# Directions
Starting at the line that contains "const int c_log" and ending at the line that contains "const int k", the lines below are to be given again exactly, with nothing added.

[Saved data entries]
* * * *

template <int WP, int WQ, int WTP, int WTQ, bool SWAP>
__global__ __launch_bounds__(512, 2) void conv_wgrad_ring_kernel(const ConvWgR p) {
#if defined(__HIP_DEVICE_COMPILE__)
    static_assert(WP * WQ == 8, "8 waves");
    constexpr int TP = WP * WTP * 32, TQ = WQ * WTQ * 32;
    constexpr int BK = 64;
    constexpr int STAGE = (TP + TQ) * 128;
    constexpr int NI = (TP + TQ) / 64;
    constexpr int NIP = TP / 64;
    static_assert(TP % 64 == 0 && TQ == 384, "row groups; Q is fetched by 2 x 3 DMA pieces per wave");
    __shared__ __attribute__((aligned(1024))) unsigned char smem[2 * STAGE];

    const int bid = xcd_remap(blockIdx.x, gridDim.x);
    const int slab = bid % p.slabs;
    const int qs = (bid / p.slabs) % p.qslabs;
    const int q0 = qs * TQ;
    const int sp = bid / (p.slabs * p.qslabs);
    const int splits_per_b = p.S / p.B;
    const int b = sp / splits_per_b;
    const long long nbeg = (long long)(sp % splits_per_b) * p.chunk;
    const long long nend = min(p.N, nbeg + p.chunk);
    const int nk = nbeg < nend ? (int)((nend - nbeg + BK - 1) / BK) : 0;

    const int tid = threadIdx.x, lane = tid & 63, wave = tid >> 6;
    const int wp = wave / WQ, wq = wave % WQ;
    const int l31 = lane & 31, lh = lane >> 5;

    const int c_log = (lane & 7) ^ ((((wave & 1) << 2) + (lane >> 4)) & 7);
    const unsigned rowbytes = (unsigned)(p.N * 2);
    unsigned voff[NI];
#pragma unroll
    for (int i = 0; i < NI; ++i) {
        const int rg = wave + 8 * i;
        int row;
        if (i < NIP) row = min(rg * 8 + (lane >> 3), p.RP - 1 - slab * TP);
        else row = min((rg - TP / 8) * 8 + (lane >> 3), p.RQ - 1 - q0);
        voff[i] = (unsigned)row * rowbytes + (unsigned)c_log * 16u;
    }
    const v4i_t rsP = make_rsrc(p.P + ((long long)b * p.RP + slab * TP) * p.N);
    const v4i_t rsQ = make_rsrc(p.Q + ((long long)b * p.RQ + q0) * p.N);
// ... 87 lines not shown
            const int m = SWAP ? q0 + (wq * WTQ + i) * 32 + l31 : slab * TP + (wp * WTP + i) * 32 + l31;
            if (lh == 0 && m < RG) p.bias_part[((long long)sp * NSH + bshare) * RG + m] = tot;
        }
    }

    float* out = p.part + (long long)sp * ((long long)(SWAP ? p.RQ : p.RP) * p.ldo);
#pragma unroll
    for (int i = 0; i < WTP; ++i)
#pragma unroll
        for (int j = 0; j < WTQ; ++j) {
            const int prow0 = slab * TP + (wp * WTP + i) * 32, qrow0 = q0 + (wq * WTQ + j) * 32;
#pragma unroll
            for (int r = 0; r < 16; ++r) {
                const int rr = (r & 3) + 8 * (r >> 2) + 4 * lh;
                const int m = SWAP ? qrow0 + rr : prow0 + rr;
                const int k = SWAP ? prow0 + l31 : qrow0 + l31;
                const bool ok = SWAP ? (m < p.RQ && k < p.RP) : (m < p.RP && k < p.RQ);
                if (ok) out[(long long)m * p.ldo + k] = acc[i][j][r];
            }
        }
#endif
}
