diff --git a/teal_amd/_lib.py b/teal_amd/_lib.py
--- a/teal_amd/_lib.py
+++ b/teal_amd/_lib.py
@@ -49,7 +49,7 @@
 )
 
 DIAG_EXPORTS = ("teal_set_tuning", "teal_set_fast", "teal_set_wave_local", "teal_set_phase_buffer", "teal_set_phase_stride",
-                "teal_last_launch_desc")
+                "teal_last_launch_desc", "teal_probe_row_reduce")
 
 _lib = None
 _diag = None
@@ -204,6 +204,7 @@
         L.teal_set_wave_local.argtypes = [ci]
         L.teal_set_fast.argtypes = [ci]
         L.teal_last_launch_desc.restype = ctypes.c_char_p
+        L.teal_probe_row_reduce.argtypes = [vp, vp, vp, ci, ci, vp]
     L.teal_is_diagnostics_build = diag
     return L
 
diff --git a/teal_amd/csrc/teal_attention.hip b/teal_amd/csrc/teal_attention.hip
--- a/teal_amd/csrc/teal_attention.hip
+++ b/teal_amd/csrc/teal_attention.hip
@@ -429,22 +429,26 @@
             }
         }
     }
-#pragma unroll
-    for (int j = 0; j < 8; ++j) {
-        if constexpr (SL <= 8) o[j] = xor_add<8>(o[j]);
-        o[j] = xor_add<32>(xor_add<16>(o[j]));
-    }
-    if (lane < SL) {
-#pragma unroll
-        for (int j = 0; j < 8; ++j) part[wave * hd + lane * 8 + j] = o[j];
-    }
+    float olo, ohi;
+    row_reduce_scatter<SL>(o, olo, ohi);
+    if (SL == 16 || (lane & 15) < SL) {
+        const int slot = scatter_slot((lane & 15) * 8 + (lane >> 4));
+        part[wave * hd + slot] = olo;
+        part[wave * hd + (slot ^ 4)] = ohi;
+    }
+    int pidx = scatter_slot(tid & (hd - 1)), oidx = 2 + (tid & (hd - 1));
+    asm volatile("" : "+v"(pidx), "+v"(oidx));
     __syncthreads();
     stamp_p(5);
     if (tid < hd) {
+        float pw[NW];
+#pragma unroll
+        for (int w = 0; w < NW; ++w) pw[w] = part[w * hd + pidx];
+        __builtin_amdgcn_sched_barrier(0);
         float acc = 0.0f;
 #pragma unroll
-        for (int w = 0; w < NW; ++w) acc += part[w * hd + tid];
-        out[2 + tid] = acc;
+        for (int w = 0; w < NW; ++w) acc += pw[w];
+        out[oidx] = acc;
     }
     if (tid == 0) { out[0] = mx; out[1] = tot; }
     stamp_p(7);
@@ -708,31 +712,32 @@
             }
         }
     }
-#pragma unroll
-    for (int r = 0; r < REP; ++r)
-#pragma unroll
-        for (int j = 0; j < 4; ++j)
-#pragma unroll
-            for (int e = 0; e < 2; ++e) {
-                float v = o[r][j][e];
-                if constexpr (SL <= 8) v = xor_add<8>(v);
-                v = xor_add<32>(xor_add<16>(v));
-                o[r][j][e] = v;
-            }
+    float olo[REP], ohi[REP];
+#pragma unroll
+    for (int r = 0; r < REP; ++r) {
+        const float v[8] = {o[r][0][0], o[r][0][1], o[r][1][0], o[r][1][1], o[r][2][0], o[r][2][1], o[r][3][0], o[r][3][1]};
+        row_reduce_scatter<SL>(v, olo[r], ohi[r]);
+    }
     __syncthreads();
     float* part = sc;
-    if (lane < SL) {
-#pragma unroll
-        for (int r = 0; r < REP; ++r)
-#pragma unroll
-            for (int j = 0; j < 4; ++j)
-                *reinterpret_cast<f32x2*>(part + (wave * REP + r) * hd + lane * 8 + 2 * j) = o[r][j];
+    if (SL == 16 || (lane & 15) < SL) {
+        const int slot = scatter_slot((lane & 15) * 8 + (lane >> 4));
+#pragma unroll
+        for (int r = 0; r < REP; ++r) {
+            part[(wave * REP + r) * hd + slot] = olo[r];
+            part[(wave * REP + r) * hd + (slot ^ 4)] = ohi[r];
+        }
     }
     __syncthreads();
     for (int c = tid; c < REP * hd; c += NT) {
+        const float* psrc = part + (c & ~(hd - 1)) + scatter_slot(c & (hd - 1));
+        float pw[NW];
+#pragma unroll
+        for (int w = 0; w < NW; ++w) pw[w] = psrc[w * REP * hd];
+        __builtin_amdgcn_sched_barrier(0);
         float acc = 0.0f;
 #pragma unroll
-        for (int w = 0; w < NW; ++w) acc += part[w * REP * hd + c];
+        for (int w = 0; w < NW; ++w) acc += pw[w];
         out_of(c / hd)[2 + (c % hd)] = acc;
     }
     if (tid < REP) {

* * * *

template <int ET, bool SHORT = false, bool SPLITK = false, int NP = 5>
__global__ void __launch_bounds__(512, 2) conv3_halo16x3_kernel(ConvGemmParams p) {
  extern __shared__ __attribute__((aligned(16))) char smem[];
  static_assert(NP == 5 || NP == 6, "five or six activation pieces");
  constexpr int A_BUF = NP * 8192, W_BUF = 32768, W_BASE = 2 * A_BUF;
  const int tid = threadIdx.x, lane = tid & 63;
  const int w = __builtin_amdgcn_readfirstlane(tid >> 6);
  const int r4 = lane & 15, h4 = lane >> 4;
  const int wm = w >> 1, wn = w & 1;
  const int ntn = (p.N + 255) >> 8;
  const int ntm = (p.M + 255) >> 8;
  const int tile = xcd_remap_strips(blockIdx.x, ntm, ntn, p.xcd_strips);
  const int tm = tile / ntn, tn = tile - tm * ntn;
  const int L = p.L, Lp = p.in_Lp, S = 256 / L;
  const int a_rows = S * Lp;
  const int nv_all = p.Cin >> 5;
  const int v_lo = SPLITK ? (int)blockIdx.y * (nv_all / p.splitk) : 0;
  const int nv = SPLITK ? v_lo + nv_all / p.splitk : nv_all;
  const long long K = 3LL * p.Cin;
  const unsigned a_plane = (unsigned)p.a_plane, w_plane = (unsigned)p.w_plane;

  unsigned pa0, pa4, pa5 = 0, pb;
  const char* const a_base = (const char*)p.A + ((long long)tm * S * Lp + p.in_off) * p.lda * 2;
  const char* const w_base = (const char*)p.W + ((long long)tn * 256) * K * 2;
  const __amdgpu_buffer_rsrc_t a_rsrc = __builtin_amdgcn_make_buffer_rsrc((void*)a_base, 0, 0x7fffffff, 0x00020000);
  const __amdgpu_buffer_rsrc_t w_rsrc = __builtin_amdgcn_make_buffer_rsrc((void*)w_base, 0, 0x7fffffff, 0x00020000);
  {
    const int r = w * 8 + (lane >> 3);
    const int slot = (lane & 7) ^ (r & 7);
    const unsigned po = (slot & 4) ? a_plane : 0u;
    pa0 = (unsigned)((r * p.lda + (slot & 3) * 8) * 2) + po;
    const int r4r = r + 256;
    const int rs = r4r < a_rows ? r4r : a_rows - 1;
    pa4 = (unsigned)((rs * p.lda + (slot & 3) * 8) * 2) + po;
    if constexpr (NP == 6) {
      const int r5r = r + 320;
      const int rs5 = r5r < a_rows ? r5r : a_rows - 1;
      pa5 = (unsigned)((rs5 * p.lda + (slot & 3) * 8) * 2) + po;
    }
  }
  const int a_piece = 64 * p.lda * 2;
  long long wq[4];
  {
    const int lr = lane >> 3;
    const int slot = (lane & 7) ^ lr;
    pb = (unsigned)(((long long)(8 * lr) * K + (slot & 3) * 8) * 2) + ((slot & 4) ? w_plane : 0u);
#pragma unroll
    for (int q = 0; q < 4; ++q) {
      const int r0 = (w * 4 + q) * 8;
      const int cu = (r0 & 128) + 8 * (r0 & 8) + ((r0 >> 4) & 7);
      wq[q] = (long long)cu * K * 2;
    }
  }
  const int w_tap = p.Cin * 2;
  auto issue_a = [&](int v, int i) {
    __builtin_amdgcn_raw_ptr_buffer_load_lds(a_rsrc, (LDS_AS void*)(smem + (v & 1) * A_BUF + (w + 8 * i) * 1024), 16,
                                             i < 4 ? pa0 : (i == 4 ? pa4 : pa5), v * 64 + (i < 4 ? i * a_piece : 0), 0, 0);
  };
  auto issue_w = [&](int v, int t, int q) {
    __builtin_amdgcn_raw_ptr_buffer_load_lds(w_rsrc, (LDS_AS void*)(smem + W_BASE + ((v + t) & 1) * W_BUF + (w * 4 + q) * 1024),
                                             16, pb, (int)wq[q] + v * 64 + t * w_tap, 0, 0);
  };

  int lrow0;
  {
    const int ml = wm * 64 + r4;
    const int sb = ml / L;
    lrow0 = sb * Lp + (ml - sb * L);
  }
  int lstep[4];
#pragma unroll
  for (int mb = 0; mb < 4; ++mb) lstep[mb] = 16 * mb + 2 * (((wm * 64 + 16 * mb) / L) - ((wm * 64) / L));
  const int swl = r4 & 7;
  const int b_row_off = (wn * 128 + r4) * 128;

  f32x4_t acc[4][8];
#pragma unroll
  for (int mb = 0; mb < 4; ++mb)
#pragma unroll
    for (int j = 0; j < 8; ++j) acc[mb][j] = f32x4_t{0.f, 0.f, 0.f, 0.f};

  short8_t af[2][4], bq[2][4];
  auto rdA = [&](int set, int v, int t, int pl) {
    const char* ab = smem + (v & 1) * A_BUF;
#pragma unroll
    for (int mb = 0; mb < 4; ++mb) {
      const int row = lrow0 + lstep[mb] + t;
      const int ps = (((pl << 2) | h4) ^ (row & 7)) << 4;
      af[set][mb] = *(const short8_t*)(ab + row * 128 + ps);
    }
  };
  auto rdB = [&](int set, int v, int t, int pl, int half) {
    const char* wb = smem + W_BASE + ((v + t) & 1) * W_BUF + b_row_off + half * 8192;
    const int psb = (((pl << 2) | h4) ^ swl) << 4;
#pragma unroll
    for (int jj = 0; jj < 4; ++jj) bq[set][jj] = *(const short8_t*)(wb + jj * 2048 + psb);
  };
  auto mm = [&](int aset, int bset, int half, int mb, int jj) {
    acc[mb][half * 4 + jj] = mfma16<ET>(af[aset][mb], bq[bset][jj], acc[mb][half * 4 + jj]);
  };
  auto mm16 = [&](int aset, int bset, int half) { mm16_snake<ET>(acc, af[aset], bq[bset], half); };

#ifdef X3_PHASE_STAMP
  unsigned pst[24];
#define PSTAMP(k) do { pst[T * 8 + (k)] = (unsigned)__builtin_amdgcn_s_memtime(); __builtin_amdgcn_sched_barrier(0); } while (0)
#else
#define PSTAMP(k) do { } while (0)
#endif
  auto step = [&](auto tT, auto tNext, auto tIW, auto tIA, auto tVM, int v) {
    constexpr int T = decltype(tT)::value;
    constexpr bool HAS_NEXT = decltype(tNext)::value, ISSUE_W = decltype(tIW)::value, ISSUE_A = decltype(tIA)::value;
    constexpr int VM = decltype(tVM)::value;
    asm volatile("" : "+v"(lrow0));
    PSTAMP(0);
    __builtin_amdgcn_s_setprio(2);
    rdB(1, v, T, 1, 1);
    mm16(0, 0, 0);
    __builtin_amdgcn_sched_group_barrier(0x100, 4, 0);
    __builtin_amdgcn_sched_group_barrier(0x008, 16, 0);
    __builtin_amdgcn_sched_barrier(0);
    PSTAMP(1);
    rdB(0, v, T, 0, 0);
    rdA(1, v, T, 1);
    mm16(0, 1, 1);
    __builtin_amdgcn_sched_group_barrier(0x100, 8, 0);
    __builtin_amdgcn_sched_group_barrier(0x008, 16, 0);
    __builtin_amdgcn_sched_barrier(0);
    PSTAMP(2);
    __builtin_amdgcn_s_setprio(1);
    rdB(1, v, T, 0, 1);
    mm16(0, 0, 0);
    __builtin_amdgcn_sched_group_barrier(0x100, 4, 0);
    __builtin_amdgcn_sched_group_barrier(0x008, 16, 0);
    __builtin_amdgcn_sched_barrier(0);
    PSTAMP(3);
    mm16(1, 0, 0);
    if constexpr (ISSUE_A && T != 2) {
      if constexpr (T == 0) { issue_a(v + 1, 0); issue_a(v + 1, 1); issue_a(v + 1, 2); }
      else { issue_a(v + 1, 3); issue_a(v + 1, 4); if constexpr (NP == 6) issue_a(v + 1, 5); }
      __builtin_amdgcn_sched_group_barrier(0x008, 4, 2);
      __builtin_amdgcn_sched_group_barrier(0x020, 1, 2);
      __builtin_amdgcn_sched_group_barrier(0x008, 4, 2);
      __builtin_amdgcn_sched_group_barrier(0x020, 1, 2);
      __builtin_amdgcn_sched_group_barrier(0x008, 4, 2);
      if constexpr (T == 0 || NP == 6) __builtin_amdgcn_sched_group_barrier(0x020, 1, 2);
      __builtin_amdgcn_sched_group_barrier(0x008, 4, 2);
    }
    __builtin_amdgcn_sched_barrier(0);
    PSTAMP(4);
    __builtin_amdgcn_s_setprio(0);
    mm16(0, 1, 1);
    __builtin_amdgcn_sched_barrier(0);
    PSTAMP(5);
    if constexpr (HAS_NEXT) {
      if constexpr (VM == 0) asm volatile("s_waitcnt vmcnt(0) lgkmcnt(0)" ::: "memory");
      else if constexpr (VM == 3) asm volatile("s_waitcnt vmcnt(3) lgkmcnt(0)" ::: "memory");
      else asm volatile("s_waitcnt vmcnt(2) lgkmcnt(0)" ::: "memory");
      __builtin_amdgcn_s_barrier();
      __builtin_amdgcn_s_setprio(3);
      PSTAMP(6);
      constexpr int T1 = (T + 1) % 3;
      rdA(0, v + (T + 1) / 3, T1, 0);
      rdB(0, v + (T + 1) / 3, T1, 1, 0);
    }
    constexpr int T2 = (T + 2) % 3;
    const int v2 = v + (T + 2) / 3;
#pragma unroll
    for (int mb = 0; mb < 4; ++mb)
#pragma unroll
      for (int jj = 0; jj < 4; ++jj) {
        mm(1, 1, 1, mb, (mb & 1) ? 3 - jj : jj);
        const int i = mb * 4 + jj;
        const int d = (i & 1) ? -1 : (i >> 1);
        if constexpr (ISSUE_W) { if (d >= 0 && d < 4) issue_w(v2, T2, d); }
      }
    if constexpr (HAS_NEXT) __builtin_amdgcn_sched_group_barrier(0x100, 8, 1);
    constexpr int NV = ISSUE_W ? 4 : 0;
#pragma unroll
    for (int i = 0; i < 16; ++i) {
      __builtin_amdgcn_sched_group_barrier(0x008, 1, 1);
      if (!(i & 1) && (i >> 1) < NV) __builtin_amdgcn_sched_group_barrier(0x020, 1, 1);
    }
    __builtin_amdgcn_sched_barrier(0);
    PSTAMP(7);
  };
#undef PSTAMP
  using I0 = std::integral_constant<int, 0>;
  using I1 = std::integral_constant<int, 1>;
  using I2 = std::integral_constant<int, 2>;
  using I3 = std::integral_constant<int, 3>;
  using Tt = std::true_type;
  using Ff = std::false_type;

* * * *

# Result of the exercise
    const int c_log = (lane & 7) ^ ((((wave & 1) << 2) + (lane >> 4)) & 7);
    const unsigned rowbytes = (unsigned)(p.N * 2);
    unsigned voff[NI];
#pragma unroll
    for (int i = 0; i < NI; ++i) {
        const int rg = wave + 8 * i;
        int row;
        if (i < NIP) row = min(rg * 8 + (lane >> 3), p.RP - 1 - slab * TP);
        else row = min((rg - TP / 8) * 8 + (lane >> 3), p.RQ - 1 - q0);
        voff[i] = (unsigned)row * rowbytes + (unsigned)c_log * 16u;
    }
    const v4i_t rsP = make_rsrc(p.P + ((long long)b * p.RP + slab * TP) * p.N);
    const v4i_t rsQ = make_rsrc(p.Q + ((long long)b * p.RQ + q0) * p.N);
// ... 87 lines not shown
            const int m = SWAP ? q0 + (wq * WTQ + i) * 32 + l31 : slab * TP + (wp * WTP + i) * 32 + l31;
            if (lh == 0 && m < RG) p.bias_part[((long long)sp * NSH + bshare) * RG + m] = tot;
        }
    }

    float* out = p.part + (long long)sp * ((long long)(SWAP ? p.RQ : p.RP) * p.ldo);
#pragma unroll
    for (int i = 0; i < WTP; ++i)
#pragma unroll
        for (int j = 0; j < WTQ; ++j) {
            const int prow0 = slab * TP + (wp * WTP + i) * 32, qrow0 = q0 + (wq * WTQ + j) * 32;
#pragma unroll
            for (int r = 0; r < 16; ++r) {
                const int rr = (r & 3) + 8 * (r >> 2) + 4 * lh;
                const int m = SWAP ? qrow0 + rr : prow0 + rr;
                const int k = SWAP ? prow0 + l31 : qrow0 + l31;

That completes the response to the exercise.